#### [PROBLEM REQUIREMENTS]
Would you copy each line of the data below that has "TcGemmLaunch"?

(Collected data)

@@ -219,28 +233,34 @@
             if (do_a) {
               const bool second = p.a2_step > 0 && st >= p.a2_step;
               ptx::tma_load_2d(stage_a(s), second ? &tmAlo : &tmA, &full[s], (second ? st - p.a2_step : st) * kchunk,
-                               (int)(tile * kTcBM));
+                               (int)tile_row0(tile));
             }
           }
-          if (do_whi) ptx::tma_load_2d(w_hi_ptr(s, st), &tmWhi, &full[s], st * kchunk, 0);
-          if (do_wlo) ptx::tma_load_2d(w_lo_ptr(s, st), &tmWlo, &full[s], st * kchunk, 0);
+          if (do_whi) ptx::tma_load_2d(w_hi_ptr(s, st), &tmWhi, &full[s], st * kchunk, w_row0);
+          if (do_wlo) ptx::tma_load_2d(w_lo_ptr(s, st), &tmWlo, &full[s], st * kchunk, w_row0);
           if (prole == 0) YNB_TRACE(1, tile, st);
           if (++s == p.num_stages) { s = 0; ph ^= 1; }
         }
       }
     }
   } else if (warp == kTcMmaWarp) {
-    if (ptx::elect_one()) {
-      const uint32_t idesc = ptx::make_idesc(2 , kTcBM, p.Npad);
+    if (kPair && !leader) {
+      if (p.w_resident && ptx::elect_one() && ptx::mbar_wait(w_full, 0, p.err_flag, 2)) ptx::mbar_arrive_cluster(w_full, 0);
+    } else if (ptx::elect_one()) {
+      const uint32_t idesc = ptx::make_idesc(2 , kTcBM * CG, p.Npad);
       const uint32_t idesc2 = ptx::make_idesc(2, kTcBM, 2 * p.Npad);
-      const uint32_t idesc_bf = ptx::make_idesc(1 , kTcBM, p.Npad);
+      const uint32_t idesc_bf = ptx::make_idesc(1 , kTcBM * CG, p.Npad);
+      auto commit = [&](uint64_t* bar) {
+        if constexpr (kPair) ptx::mma_commit_pair(bar, 0x3);
+        else ptx::mma_commit(bar);
+      };
       int s = 0;
       uint32_t ph = 0;
       int acc = 0;
       uint32_t acc_ph = 0;
       bool ok = true;
       if (p.w_resident) ok = ptx::mbar_wait(w_full, 0, p.err_flag, 2);
-      for (int64_t tile = blockIdx.x; tile < p.num_tiles && ok; tile += gridDim.x) {
+      for (int64_t tile = tile0; tile < p.num_tiles && ok; tile += tstep) {
         ok = ptx::mbar_wait(&tmem_empty[acc], acc_ph ^ 1, p.err_flag, 3);
         if (!ok) break;
         ptx::tc_fence_after_sync();
@@ -248,7 +268,7 @@
         const uint32_t c_tmem = p.merge_corr ? d_tmem : d_tmem + (uint32_t)(p.nmain * p.Npad);
         int t = 0;
         for (int st = 0; st < p.num_steps; ++st) {
-          ok = ptx::mbar_wait(splitters_on ? &ready[s] : &full[s], ph, p.err_flag, 4);
+          ok = ptx::mbar_wait((splitters_on || kPair) ? &ready[s] : &full[s], ph, p.err_flag, 4);
           if (!ok) break;
           ptx::tc_fence_after_sync();
           const uint32_t a_hi = ptx::smem_u32(stage_a(s));
@@ -260,16 +280,23 @@
 #pragma unroll
             for (int k = 0; k < kTcBK / 8; ++k, ++t) {
               if (k >= nk) break;
-              ptx::mma_bf16_ss(d_tmem, ptx::make_sw128_kmajor_desc(a_hi + k * 32), ptx::make_sw128_kmajor_desc(b_hi + k * 32),
-                               idesc_bf, t != 0);
+              ptx::mma_bf16_ss<CG>(d_tmem, ptx::make_sw128_kmajor_desc(a_hi + k * 32),
+                                   ptx::make_sw128_kmajor_desc(b_hi + k * 32), idesc_bf, t != 0);
             }
           } else if (p.stack_b) {
 #pragma unroll
             for (int k = 0; k < kTcBK / 8; ++k, ++t) {
               if (k >= nk) break;
+              const uint64_t da = ptx::make_sw128_kmajor_desc(a_hi + k * 32);
               const uint64_t db = ptx::make_sw128_kmajor_desc(b_hi + k * 32);
-              ptx::mma_tf32_ss(d_tmem, ptx::make_sw128_kmajor_desc(a_hi + k * 32), db, idesc2, t != 0);
-              ptx::mma_tf32_ss(c_tmem, ptx::make_sw128_kmajor_desc(a_lo + k * 32), db, idesc, 1);
+              if constexpr (kPair) {
+                ptx::mma_tf32_ss<CG>(c_tmem, da, ptx::make_sw128_kmajor_desc(b_lo + k * 32), idesc, t != 0);
+                ptx::mma_tf32_ss<CG>(c_tmem, ptx::make_sw128_kmajor_desc(a_lo + k * 32), db, idesc, 1);
+                ptx::mma_tf32_ss<CG>(d_tmem, da, db, idesc, t != 0);
+              } else {
+                ptx::mma_tf32_ss(d_tmem, da, db, idesc2, t != 0);
+                ptx::mma_tf32_ss(c_tmem, ptx::make_sw128_kmajor_desc(a_lo + k * 32), db, idesc, 1);
+              }
             }
           } else {
 #pragma unroll
@@ -280,48 +307,53 @@
               const uint64_t db = ptx::make_sw128_kmajor_desc(b_hi + ko);
               const int slot = t % p.nmain;
               if (split) {
-                ptx::mma_tf32_ss(c_tmem, ptx::make_sw128_kmajor_desc(a_lo + ko), db, idesc, t != 0);
-                ptx::mma_tf32_ss(c_tmem, da, ptx::make_sw128_kmajor_desc(b_lo + ko), idesc, 1);
+                ptx::mma_tf32_ss<CG>(c_tmem, ptx::make_sw128_kmajor_desc(a_lo + ko), db, idesc, t != 0);
+                ptx::mma_tf32_ss<CG>(c_tmem, da, ptx::make_sw128_kmajor_desc(b_lo + ko), idesc, 1);
               }
-              ptx::mma_tf32_ss(d_tmem + (uint32_t)(slot * p.Npad), da, db, idesc,
-                               (split && p.merge_corr) ? 1 : (t >= p.nmain));
+              ptx::mma_tf32_ss<CG>(d_tmem + (uint32_t)(slot * p.Npad), da, db, idesc,
+                                   (split && p.merge_corr) ? 1 : (t >= p.nmain));
             }
           }
           YNB_TRACE(3, tile, st);
-          ptx::mma_commit(&empty[s]);
-          if (st == p.num_steps - 1) ptx::mma_commit(&tmem_full[acc]);
+          commit(&empty[s]);
+          if (st == p.num_steps - 1) commit(&tmem_full[acc]);
           if (++s == p.num_stages) { s = 0; ph ^= 1; }
         }
         if (++acc == p.acc_stages) { acc = 0; acc_ph ^= 1; }
       }
     }
   } else if (warp >= kTcSplitWarp0 && warp < kTcSplitWarp0 + 4) {
-    if (splitters_on) {
+    if (splitters_on || (kPair && warp == kTcSplitWarp0)) {
       const int t = threadIdx.x - kTcSplitWarp0 * 32;
       int s = 0;
       uint32_t ph = 0;
       bool ok = true;
-      for (int64_t tile = blockIdx.x; tile < p.num_tiles && ok; tile += gridDim.x) {
+      for (int64_t tile = tile0; tile < p.num_tiles && ok; tile += tstep) {
         for (int st = 0; st < p.num_steps; ++st) {
           ok = ptx::mbar_wait(&full[s], ph, p.err_flag, 5);
           if (!ok) break;
-          uint4* a = reinterpret_cast<uint4*>(stage_a(s));
-          uint4* lo = reinterpret_cast<uint4*>(stage_alo(s));
-#pragma unroll
-          for (int i = 0; i < kTcAStageBytes / 16 / 128; ++i) {
-            const uint4 v = a[t + i * 128];
-            uint4 h, l;
-            h.x = rn_tf32_bits(v.x); h.y = rn_tf32_bits(v.y); h.z = rn_tf32_bits(v.z); h.w = rn_tf32_bits(v.w);
-            l.x = rn_tf32_bits(__float_as_uint(__uint_as_float(v.x) - __uint_as_float(h.x)));
-            l.y = rn_tf32_bits(__float_as_uint(__uint_as_float(v.y) - __uint_as_float(h.y)));
-            l.z = rn_tf32_bits(__float_as_uint(__uint_as_float(v.z) - __uint_as_float(h.z)));
-            l.w = rn_tf32_bits(__float_as_uint(__uint_as_float(v.w) - __uint_as_float(h.w)));
-            a[t + i * 128] = h;
-            lo[t + i * 128] = l;
-          }
-          ptx::fence_proxy_async_smem();
+          if (splitters_on) {
+            uint4* a = reinterpret_cast<uint4*>(stage_a(s));
+            uint4* lo = reinterpret_cast<uint4*>(stage_alo(s));
+#pragma unroll
+            for (int i = 0; i < kTcAStageBytes / 16 / 128; ++i) {
+              const uint4 v = a[t + i * 128];
+              uint4 h, l;
+              h.x = rn_tf32_bits(v.x); h.y = rn_tf32_bits(v.y); h.z = rn_tf32_bits(v.z); h.w = rn_tf32_bits(v.w);
+              l.x = rn_tf32_bits(__float_as_uint(__uint_as_float(v.x) - __uint_as_float(h.x)));
+              l.y = rn_tf32_bits(__float_as_uint(__uint_as_float(v.y) - __uint_as_float(h.y)));
+              l.z = rn_tf32_bits(__float_as_uint(__uint_as_float(v.z) - __uint_as_float(h.z)));
+              l.w = rn_tf32_bits(__float_as_uint(__uint_as_float(v.w) - __uint_as_float(h.w)));
+              a[t + i * 128] = h;
+              lo[t + i * 128] = l;
+            }
+            ptx::fence_proxy_async_smem();
+          }
           __syncwarp();
-          if (lane == 0) ptx::mbar_arrive(&ready[s]);
+          if (lane == 0) {
+            if constexpr (kPair) ptx::mbar_arrive_cluster(&ready[s], 0);
+            else ptx::mbar_arrive(&ready[s]);
+          }
           if (t == 0) YNB_TRACE(2, tile, st);
           if (++s == p.num_stages) { s = 0; ph ^= 1; }
         }
@@ -335,13 +367,12 @@
     const float slope = p.act == YNB_ACT_RELU ? 0.0f : (p.act == YNB_ACT_LEAKY ? 0.1f : 1.0f);
     uint8_t* sbox = smem + lay.stg_off + warp * 4096;
     const int sw = lane & 7;
-    const int nloc = (int64_t)blockIdx.x < p.num_tiles
-                         ? (int)((p.num_tiles - blockIdx.x + gridDim.x - 1) / gridDim.x) : 0;
+    const int nloc = tile0 < p.num_tiles ? (int)((p.num_tiles - tile0 + tstep - 1) / tstep) : 0;
     const bool share_last = kDecC == 0;
     const int col_split = min(p.Npad, ((p.Npad / 2 + 31) / 32) * 32);
     bool ok = true;
     for (int lt = 0; lt < nloc && ok; ++lt) {
-      const int64_t tile = blockIdx.x + (int64_t)lt * gridDim.x;
+      const int64_t tile = tile0 + (int64_t)lt * tstep;
       const int acc = p.acc_stages == 2 ? (lt & 1) : 0;
       const bool shared = share_last && lt == nloc - 1 && col_split < p.Npad;
       if (!shared && group != acc) {
@@ -362,10 +393,10 @@
         valid = row < p.TH * p.TW && y < p.H && x < p.W;
         m = ((int64_t)b * p.H + y) * p.W + x;
       } else {
-        m = tile * kTcBM + row;
+        m = tile_row0(tile) + row;
         valid = m < p.M;
       }
-      const int64_t m_base = tile * kTcBM + q * 32;
+      const int64_t m_base = tile_row0(tile) + q * 32;
       float xa[16], xb[16];
       const int rows_left = (int)min((int64_t)32, p.M - m_base);
       auto fetch_x1 = [&](int c0, int r0, float (&x)[16]) {
@@ -553,7 +584,10 @@
         if (c0 + 32 >= col_end && !shared) {
           ptx::tc_fence_before_sync();
           __syncwarp();
-          if (lane == 0) ptx::mbar_arrive(&tmem_empty[acc]);
+          if (lane == 0) {
+            if constexpr (kPair) ptx::mbar_arrive_cluster(&tmem_empty[acc], 0);
+            else ptx::mbar_arrive(&tmem_empty[acc]);
+          }
         }
         if (!kPass && p.tma_store) {
           ptx::fence_proxy_async_smem();
@@ -614,10 +648,11 @@
   }
 
   ptx::tc_fence_before_sync();
-  __syncthreads();
+  if constexpr (kPair) ptx::cluster_sync();
+  else __syncthreads();
   if (warp == kTcMmaWarp) {
     ptx::tc_fence_after_sync();
-    ptx::tmem_dealloc(tmem_base, p.tmem_cols);
+    ptx::tmem_dealloc<CG>(tmem_base, p.tmem_cols);
   }
 }
 
@@ -719,6 +754,7 @@
   CUtensorMap tmOut;
   const TcWeights* w = nullptr;
   CUtensorMap tmAlo;
+  CUtensorMap tmWhi, tmWlo;
   TcGemmParams p;
   uint32_t smem = 0;
   unsigned grid = 0;
@@ -760,18 +796,17 @@
   p.stack_b = (split && !no_stack && p.nmain == 1 && p.nacc == 2 && 2 * p.Npad <= 256 && (2 * p.Npad) % 16 == 0) ? 1 : 0;
 }
 
-inline bool tc_plan_smem(TcGemmLaunch& L) {
-  TcGemmParams& p = L.p;
+inline bool tc_plan_stages(const TcGemmParams& p, int w_rows, int* stages_out, int* resident_out, uint32_t* smem_out) {
   const bool split = p.mode == YNB_GEMM_TC_3XTF32;
   for (int resident = 1; resident >= 0; --resident) {
     for (int stages = kTcMaxStages; stages >= 2; --stages) {
       if (stages > p.num_steps * 4 && stages > 2) continue;
-      TcSmemLayout lay = tc_smem_layout(p.Npad, p.num_steps, stages, resident != 0, split);
+      TcSmemLayout lay = tc_smem_layout(w_rows, p.num_steps, stages, resident != 0, split);
       static const bool res2 = getenv("YNB_TC_RES2") != nullptr;
       if (lay.total <= (uint32_t)kTcSmemBudget && (resident == 0 || stages >= 3 || p.num_steps <= 2 || res2)) {
-        p.num_stages = stages;
-        p.w_resident = resident;
-        L.smem = lay.total;
+        *stages_out = stages;
+        *resident_out = resident;
+        *smem_out = lay.total;
         return true;
       }
     }
@@ -779,23 +814,84 @@
   return false;
 }
 
-inline cudaError_t launch_tc_gemm(const TcGemmLaunch& L, cudaStream_t st) {
-  using KernelT = void (*)(CUtensorMap, CUtensorMap, CUtensorMap, CUtensorMap, CUtensorMap, TcGemmParams);
-  static const KernelT kernels[4] = {tc_gemm_kernel<false, 0>, tc_gemm_kernel<true, 0>, tc_gemm_kernel<false, 80>,
-                                     tc_gemm_kernel<false, 20>};
+using TcKernelT = void (*)(CUtensorMap, CUtensorMap, CUtensorMap, CUtensorMap, CUtensorMap, TcGemmParams);
+
+inline TcKernelT tc_kernel_for(const TcGemmLaunch& L) {
+  static const TcKernelT kernels[6] = {tc_gemm_kernel<false, 0>,       tc_gemm_kernel<true, 0>,
+                                       tc_gemm_kernel<false, 80>,      tc_gemm_kernel<false, 20>,
+                                       tc_gemm_kernel<false, 0, true>, tc_gemm_kernel<true, 0, true>};
   static bool attr_set = false;
   if (!attr_set) {
-    for (KernelT k : kernels) {
-      cudaError_t e = cudaFuncSetAttribute(k, cudaFuncAttributeMaxDynamicSharedMemorySize, kTcSmemBudget);
-      if (e != cudaSuccess) return e;
-    }
+    for (TcKernelT k : kernels)
+      if (cudaFuncSetAttribute(k, cudaFuncAttributeMaxDynamicSharedMemorySize, kTcSmemBudget) != cudaSuccess) return nullptr;
     attr_set = true;
   }
+  if (L.dec_classes == 80) return kernels[2];
+  if (L.dec_classes == 20) return kernels[3];
+  return kernels[(L.p.pair ? 4 : 0) + (L.p.pass != nullptr ? 1 : 0)];
+}
+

#### [SOLUTION TO THIS EXERCISE]
-inline bool tc_plan_smem(TcGemmLaunch& L) {
-inline cudaError_t launch_tc_gemm(const TcGemmLaunch& L, cudaStream_t st) {
+inline TcKernelT tc_kernel_for(const TcGemmLaunch& L) {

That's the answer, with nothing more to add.